The systolic BP, diastolic BP, and mean arterial BP were measured using a noninvasive tail-cuff CODA system (Kent Scientific Corp., Torrington, CT, USA), as previously described [20–22]. The mouse sublimation was conducted for 10 min for three days, and BP was measured on the last day.

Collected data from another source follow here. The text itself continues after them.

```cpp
template <int B>
__global__ __launch_bounds__(16 * B) void fft_rpass3(const float2 *__restrict__ in, float2 *__restrict__ out, FftPlan p, int shifted,
		FftOutLayout lay, NcoJob job, int riders, int tpw, int64_t out_rx_stride)
{
	constexpr int NT = 16 * B, R = 16 * B;
	if ((int)blockIdx.x < riders) { if (blockIdx.y == 0) nco_table_segment(job, (int)blockIdx.x * NT + (int)threadIdx.x); return; }
	in += (size_t)blockIdx.y * (size_t)p.n;
	out += blockIdx.y * out_rx_stride;
	__shared__ float2 ex[B * FR_PITCH];
	__shared__ float2 ltw[16 * B];
	const int bid = ((int)blockIdx.x - riders) * tpw, tid = (int)threadIdx.x;
	const int r23 = p.n >> p.l1;
	const int col = tid & 15, n2 = tid >> 4;
	float2 pre[16], pn[16];
	auto load = [&](float2 (&v)[16], int tile) {
		const int cc0 = tile * 16;
		const float2 *src = in + (size_t)(cc0 >> p.l1) * R + (size_t)(cc0 & (p.r1 - 1)) * r23;
#pragma unroll
		for (int i = 0; i < 16; i++) {
			const int e = tid + i * NT;
			v[i] = src[(size_t)(e / R) * r23 + (e % R)];
		}
	};
	load(pre, bid);
	ltw[tid] = p.tw3[tid];
	const unsigned half = shifted ? (unsigned)(p.n >> 1) : 0u;
	for (int t = 0; t < tpw; t++) {
		const int tile = bid + t;
		const int k2g = (tile * 16) >> p.l1, k10 = (tile * 16) & (p.r1 - 1);
		__syncthreads();
#pragma unroll
		for (int i = 0; i < 16; i++) {
			const int e = tid + i * NT, tcol = e / R, n3 = e % R;
			ex[n3 * 16 + ((tcol + n3) & 15)] = pre[i];
		}
		if (t + 1 < tpw) load(pn, tile + 1);
		__syncthreads();
		float2 x[16];
#pragma unroll
		for (int n1 = 0; n1 < 16; n1++) {
			const int r = n2 + B * n1;
			x[n1] = ex[r * 16 + ((col + r) & 15)];
		}
		__syncthreads();
		stage_a(x, ex, ltw, n2, col);
		__syncthreads();
#pragma unroll
		for (int i = 0; i < 256 / NT; i++) {
			const int tt = tid + i * NT, tcol = tt & 15, ka = tt >> 4;
			float2 z[B];
			stage_b<B>(z, ex, ka, tcol);
			const unsigned kbase = (unsigned)(k10 + tcol) + ((unsigned)k2g << p.l1);
#pragma unroll
			for (int kb = 0; kb < B; kb++) {
				const unsigned k = kbase + ((unsigned)(ka + 16 * kb) << (p.l1 + p.l2));
				const unsigned i2 = (k + half) & (unsigned)(p.n - 1);
				const size_t at = lay.row_log ? (size_t)(i2 >> lay.row_log) * (size_t)lay.row_stride + (i2 & ((1u << lay.row_log) - 1u)) : (size_t)i2;
				store_out(out, lay, i2, at, z[slot_small<B>(kb)]);
			}
		}
#pragma unroll
		for (int i = 0; i < 16; i++) pre[i] = pn[i];
	}
}

static void launch_rpass(const void *kernel, dim3 grid, int logr, hipStream_t st, hipEvent_t start, hipEvent_t stop, void **args)
{
	(void)hipExtLaunchKernel(kernel, grid, dim3(1u << logr), args, 0, st, start, stop, 0);
}
template <int B> static const void *rpass1_of(int fmt)
{
	return fmt == SFMT_CS16 ? (const void *)fft_rpass1<B, SFMT_CS16, false> : fmt == SFMT_CU8 ? (const void *)fft_rpass1<B, SFMT_CU8, false> : (const void *)fft_rpass1<B, SFMT_CF32, false>;
}

__global__ void retune_channelizer_kernel(ChanConst *cc, NcoState *chain, float2 *cont, int c, ChanConst k)
{
	if (blockIdx.x != 0 || threadIdx.x != 0) return;
	cc[c] = k;
	chain[c] = NcoState{ 0, 0.f, 0, 0 };
	cont[c] = make_float2(0.f, 0.f);
}

void launch_retune_channelizer(ChanConst *cc, NcoState *chain, float2 *cont, int c, const ChanConst &k, hipStream_t st, hipEvent_t done)
{
	hipExtLaunchKernelGGL(retune_channelizer_kernel, dim3(1), dim3(64), 0, st, nullptr, done, 0, cc, chain, cont, c, k);
}

static bool fast_plan(const FftPlan &p) { return p.l1 >= 6 && p.l1 <= 8 && p.l2 >= 6 && p.l2 <= 8 && p.l3 >= 6 && p.l3 <= 8; }

__global__ __launch_bounds__(256) void mixed_copy_kernel(float2 *__restrict__ plain, float *__restrict__ taps, const float2 *__restrict__ block,
		int dir, int l1, int l2, int l3, int q, int m, size_t rs_f, int slot)
{
	const size_t n = (size_t)1 << (l1 + l2 + l3);
	for (size_t e = (size_t)blockIdx.x * 256 + threadIdx.x; e < n; e += (size_t)gridDim.x * 256) {
		const int ka = (int)(e & 15), n3 = (int)(e >> 4) & ((1 << l3) - 1), kb = (int)(e >> (4 + l3)) & ((1 << (l2 - 4)) - 1), k1 = (int)(e >> (l2 + l3));
		const int k2 = ka + 16 * kb, jp = mixed_bin(natural_bin_of(k1, k2, q, l1), l1);
		float2 *pl = plain + ((size_t)k1 << (l2 + l3)) + ((size_t)k2 << l3) + n3;
		if (dir == 2) {
			*pl = block[((size_t)(jp >> 4) << (l2 - q + l3 + 4)) + (size_t)mixed_row(k2, n3, q, l3) * 16 + (jp & 15)];
			continue;
		}
		float *t = taps + tap_index_f(TAPL_OCTET, m, rs_f, slot, mixed_tap_row(k2, n3, q, l3), jp, 0);
		const float r3 = (float)(1 << l3), ir3 = 1.0f / r3;
		if (dir == 0) { const float2 v = *pl; t[0] = v.x * r3; t[4] = v.y * r3; }
		else *pl = make_float2(t[0] * ir3, t[4] * ir3);
	}
}

static void launch_mixed_copy(const FftPlan &p, const Geometry &g, float2 *plain, float *taps, const float2 *block, int dir, int slot, hipStream_t st)
{
	hipLaunchKernelGGL(mixed_copy_kernel, dim3(2048), dim3(256), 0, st, plain, taps, block, dir, p.l1, p.l2, p.l3, g.mix_q, g.m, (size_t)g.tap_row_stride * 2, slot);
}
void launch_mixed_tap_pack(const FftPlan &p, const Geometry &g, const float2 *plain, float2 *taps, int slot, hipStream_t st) { launch_mixed_copy(p, g, (float2 *)plain, (float *)taps, nullptr, 0, slot, st); }
void launch_mixed_tap_unpack(const FftPlan &p, const Geometry &g, const float2 *taps, int slot, float2 *plain, hipStream_t st) { launch_mixed_copy(p, g, plain, (float *)taps, nullptr, 1, slot, st); }
void launch_mixed_block_unpack(const FftPlan &p, const Geometry &g, const float2 *slot, float2 *plain, hipStream_t st) { launch_mixed_copy(p, g, plain, nullptr, slot, 2, 0, st); }

void launch_fft_forward(const FftPlan &p, const float2 *hist, const FftInputs &in, int fmt, int split, float2 *hist_next,
		float2 *work, float2 *out, bool shifted, hipStream_t st, FftOutLayout lay, hipEvent_t done, NcoJob nco, hipEvent_t input_read, hipEvent_t start, FftVariant var)
{
	const unsigned nrx = (unsigned)in.nrx;
	const int64_t ors = in.out_stride;
	const int c1 = (p.n >> p.l1), c2 = p.r1 * p.r3, c3 = p.r1 * p.r2;
	const int g1 = (c1 + FFT_TILE - 1) / FFT_TILE, g2 = (c2 + FFT_TILE - 1) / FFT_TILE, g3 = (c3 + FFT_TILE - 1) / FFT_TILE;
	nco.nseg = 3;
	if (fast_plan(p)) {
		const bool mix = var.mix_out != nullptr, run1 = var.passes & 1, run2 = var.passes & 2, run3 = var.passes & 4;
		if (mix) nco.nseg = 2;
		auto riders_of = [&](int l) { const int nt = 1 << l; return nco.cc ? (nco.nch + nt - 1) / nt : 0; };
		const int rd1 = riders_of(p.l1), rd2 = riders_of(p.l2), rd3 = mix ? 0 : riders_of(p.l3);
		auto tpw_of = [](int tiles) { return tiles % 4 == 0 && tiles >= 4096 ? 4 : tiles % 2 == 0 && tiles >= 1024 ? 2 : 1; };
		const int t3 = tpw_of(g3);
		FftPlan plan = p;
		FftInputs inputs = in;
		int tpw = 1, shift = shifted ? 1 : 0, keep = mix && run3 ? 1 : 0;
		int64_t out_stride = ors;
		nco.seg = 0;
		if (run1) {
			void *args[] = { &hist, &inputs, &split, &hist_next, &work, &plan, &nco, (void *)&rd1, &tpw };
			launch_rpass(p.l1 == 6 ? rpass1_of<4>(fmt) : p.l1 == 7 ? rpass1_of<8>(fmt) : rpass1_of<16>(fmt), dim3(g1 + rd1, nrx), p.l1, st, start, input_read, args);
		}
		nco.seg = 1;
		if (run2) {
			void *args[] = { &work, &plan, &nco, (void *)&rd2, &tpw, &var.mix_out, &var.mix_q, &keep, &var.mix_rx_stride };
			launch_rpass(p.l2 == 6 ? (const void *)fft_rpass2<4, false> : p.l2 == 7 ? (const void *)fft_rpass2<8, false> : (const void *)fft_rpass2<16, false>,
					dim3(g2 + rd2, nrx), p.l2, st, nullptr, mix || !run3 ? done : nullptr, args);
		}
		nco.seg = 2;
		if (run3) {
			void *args[] = { &work, &out, &plan, &shift, &lay, &nco, (void *)&rd3, (void *)&t3, &out_stride };
			launch_rpass(p.l3 == 6 ? (const void *)fft_rpass3<4> : p.l3 == 7 ? (const void *)fft_rpass3<8> : (const void *)fft_rpass3<16>,
					dim3(g3 / t3 + rd3, nrx), p.l3, st, nullptr, mix ? nullptr : done, args);
		}
		return;
	}
	const int riders = nco.cc ? (nco.nch + FFT_THREADS - 1) / FFT_THREADS : 0;
	const dim3 blk(FFT_THREADS);
	const size_t l1 = (size_t)p.r1 * (FFT_TILE + 1) * sizeof(float2), l2 = (size_t)p.r2 * (FFT_TILE + 1) * sizeof(float2);
	nco.seg = 0;
	if (fmt == SFMT_CS16) hipExtLaunchKernelGGL(fft_pass1<SFMT_CS16>, dim3(g1 + riders, nrx), blk, l1, st, start, input_read, 0, hist, in, split, hist_next, work, p, nco, riders);
	else if (fmt == SFMT_CU8) hipExtLaunchKernelGGL(fft_pass1<SFMT_CU8>, dim3(g1 + riders, nrx), blk, l1, st, start, input_read, 0, hist, in, split, hist_next, work, p, nco, riders);
	else hipExtLaunchKernelGGL(fft_pass1<SFMT_CF32>, dim3(g1 + riders, nrx), blk, l1, st, start, input_read, 0, hist, in, split, hist_next, work, p, nco, riders);
	nco.seg = 1;
	hipLaunchKernelGGL(fft_pass2, dim3(g2 + riders, nrx), blk, l2, st, work, p, nco, riders);
	nco.seg = 2;
	hipExtLaunchKernelGGL(fft_pass3, dim3(g3 + riders, nrx), blk, (size_t)p.r3 * (FFT_TILE + 1) * sizeof(float2), st, nullptr, done, 0,
			(const float2 *)work, out, p, shifted ? 1 : 0, lay, nco, riders, ors);
}

}
```

dumphfdl_amd/csrc/frontend.h:

```cpp
#pragma once
#include <hip/hip_runtime.h>
#include <complex>
#include <deque>
#include <memory>
#include <vector>
#include "../../include/hfdl_gpu.h"
#include "hip_handles.h"
#include "kernels.h"
#include "planner.h"
#include "retune_launch.h"
#include "launch_timers.h"
#include "demod.h"
#include "spectrum.h"
#include "export_ring.h"
#include "blanker.h"
#include "iqbal.h"
#include "notch.h"
#include "real_input.h"

namespace hfdl {

int select_device(int device);
int check_channel_span(int32_t sample_rate, int32_t nrx, int c, int32_t freq, int r, int32_t centre);
long env_long(const char *name, long lo, long hi, long otherwise);
inline int ilog2(int x) { int l = 0; while ((1 << l) < x) l++; return l; }
inline size_t sample_bytes(int fmt) { return fmt == SFMT_CS16 ? 4 : fmt == SFMT_CU8 ? 2 : 8; }
bool is_library_pinned(const void *p, size_t bytes);

struct LabConfig {
	int fold_tile = -1;
	int fold_slices = 0;
	int cu_split = 0;
	bool cu_partition = false;
	int fft_stream = -1;
	bool decode_stream = true;
	int fold_bound = -1;
	bool fold_ramp = true;
};
LabConfig read_lab_config();

struct HostFftPlan {
	FftPlan p{};
	DevBuf tw[3];
	int build(int n);
};
int upload_twiddles(int r, DevBuf &out);

int finish_stage();
struct StageFrames {
	DevBuf frames, data, scrambler;
	int upload(const float *symbols, const int32_t *modes, const int32_t *bitmask_lsb, int32_t nframes);
};


struct SpectrumHistory {
	static constexpr int CHUNK = 8;
	int rows = 0, interval = 0;
	DevBuf acc, peak;
	PinnedBuf<float> host;
	std::vector<Event> ev;
	std::vector<hfdl_gpu_spectrum_row> info;
	uint64_t open = 0;
	uint64_t open_first = 0;
	uint32_t open_blocks = 0;
	uint64_t oldest() const { const uint64_t kept = (uint64_t)rows - (open_blocks ? 1 : 0); return open > kept ? open - kept : 0; }
	void close()
	{
		info[open % (uint64_t)rows] = hfdl_gpu_spectrum_row{ open, open_first, open_blocks, 0 };
		open++;
		open_blocks = 0;
	}
};

struct SpectrumMonitor {
	int bins = 0;
	uint32_t flags = 0;
	DevBuf acc;
	DevBuf peak;
	PinnedBuf<float> host;
	DevBuf scratch;
	Event ev;
	hipEvent_t last = nullptr;
	hipEvent_t newest() const { return last ? last : ev.e; }
	uint64_t fresh = 0;
	std::vector<uint64_t> blocks, first;
	std::unique_ptr<SpectrumHistory> hist;
};

struct ChannelExport {
	int nsel = 0, format = 0;
	float scale = 1.f;
	ExportRing ring;
	DevBuf channels;
// ... 24 lines not shown
	PinnedBuf<IqbalState> host;
	Event ev;
	uint64_t step = 0;
	uint32_t seeds = 0;
};

struct Notch {
	float mu = 0.f;
	int nsel = 0;
	std::vector<bool> selected;
	DevBuf out;
	DevBuf sel;
	DevBuf state;
	DevBuf rec;
	PinnedBuf<NotchRecord> host;
	PinnedBuf<int32_t> host_sel;
	Event staged;
	bool staging = false;
	Event ev;
	bool launched = false;
};

struct Retune {
	DevBuf pad, work;
	DevBuf eo;
	PinnedBuf<float2> stage[2];
	Event staged[2];
	DoneEvent done;
	uint64_t calls = 0;
	std::vector<float> lp;
	float lp_cut = -1.f;
};

}
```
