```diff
 static inline hipError_t gam_launch_attn_mode(const GamAttnArgs& a, int dk, bool split, hipStream_t s, int terms = 3, int ncu = 256) {
   if (!split) return gam_launch_attn(a, dk, s);
   if (dk != GAM_ATT_DK) return hipErrorInvalidValue;
@@ -340,6 +603,17 @@
   const long wgs128 = (long)gam_cdiv(a.Ta, 64 * GAM_ATT_NJ) * a.H * a.B;
   const bool small = GAM_ATT_NJ == 2 && (nj_env < 0 ? wgs128 < (long)ncu : (nj_env > 0 && wgs128 < (long)nj_env * ncu));
   const bool rel = a.pbuf != nullptr;
+  const char* wg_env = getenv("GAM_ATT_WG");
+  const int wg_force = wg_env ? atoi(wg_env) : 0;
+  const bool wide = GAM_ATT_NJ == 2 && !rel && wg_force != 128 &&
+                    (wg_force == 256 || (!small && (long)gam_cdiv(a.Ta, 128 * GAM_ATT_NJ) * a.H * a.B >= (long)ncu));
+  gam_attn_last_wg = wide ? 256 : (small ? 64 : 64 * GAM_ATT_NJ);
+  if (wide) {
+    const dim3 grid(gam_cdiv(a.Ta, 128 * GAM_ATT_NJ), a.H, a.B);
+    if (terms == 1) hipLaunchKernelGGL((gam_attn_f16x3_wide_kernel<1, GAM_ATT_NJ, 8>), grid, dim3(512), 0, s, a);
+    else hipLaunchKernelGGL((gam_attn_f16x3_wide_kernel<3, GAM_ATT_NJ, 8>), grid, dim3(512), 0, s, a);
+    return hipGetLastError();
+  }
 #define GAM_ATT_GO(REL_, T_, NJ_)                                                                      \
   hipLaunchKernelGGL((gam_attn_f16x3_kernel<REL_, T_, NJ_>), dim3(gam_cdiv(a.Ta, 64 * NJ_), a.H, a.B), dim3(256), 0, s, a)
   if (small) {
diff --git a/include/gigaam_hip.h b/include/gigaam_hip.h
--- a/include/gigaam_hip.h
+++ b/include/gigaam_hip.h
@@ -128,6 +128,8 @@
 
 int gam_debug_buffer_hash(gam_handle* h, int which, uint64_t* hash_out, int64_t* floats_out);
 
+int gam_debug_attn_shape(void);
+
 int gam_rnnt_predict(gam_handle* h, const int32_t* labels, const float* h_in, const float* c_in, int B, float* g_out,
                      float* h_out, float* c_out, void* stream);
 int gam_rnnt_joint(gam_handle* h, const float* enc, const float* dec, int B, int T, int U, float* log_probs, void* stream);
```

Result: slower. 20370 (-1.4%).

2.9. Protein Extract and Western Blotting
For protein isolation from SVEC4–10, the cells were scraped with RIPA lysis buffer containing proteinase and phosphatase inhibitor (EzRIPA; ATTO; Tokyo, Japan) and incubated for 15 min on an ice container. After centrifuging at 14,000 × g for 15 min, at 4°C, supernatants were collected in a new tube and protein concentrations were analyzed using a bicinchoninic acid assay kit (BCA kit; Thermo Fisher Scientific, Inc.; Waltham, MA, USA). To validate protein expression, western blotting was conducted. Equal amounts of lysate proteins were separated by 8 or 10% sodium dodecyl sulfate polyacrylamide gel electrophoresis. Then, proteins were transferred to polyvinylidene fluoride membranes, which were incubated with appropriate diluted primary antibodies (Table S2) at 4°C. The incubated membranes were washed with tris buffered saline (TBS) containing 0.1% Tween 20 three times and incubated with secondary antibodies for 3 h at room temperature. Membranes were developed by enhanced chemiluminescence using LAS-4000s (GE Healthcare; Chicago, IL, USA).
2.10. Angiogenesis Assay
2.10.1. Transwell Migration Assay
The SVEC4–10 cells (104 cells/well) were seeded into the upper chamber of a 24-well transwell plate (SPL Life Sciences, Korea) for 12 h, and then, growth medium was changed to starvation medium for 24 h. In the bottom chamber, new starvation medium with PBS (PBS group) or oxLDL (5 μg/mL) plus PBS (oxLDL/PBS group), oxLDL plus ECE (oxLDL/ECE; 50 μg/mL), or oxLDL plus PPB (oxLDL/PPB; 1.8 μg/mL) was placed for 30 h. Migratory cells pass through an 8 μm pore size membrane on the bottom side. Nonmigratory cells in the upper chamber were removed using a cotton swab, and migratory cells were stained with hematoxylin for 3 min and quantified.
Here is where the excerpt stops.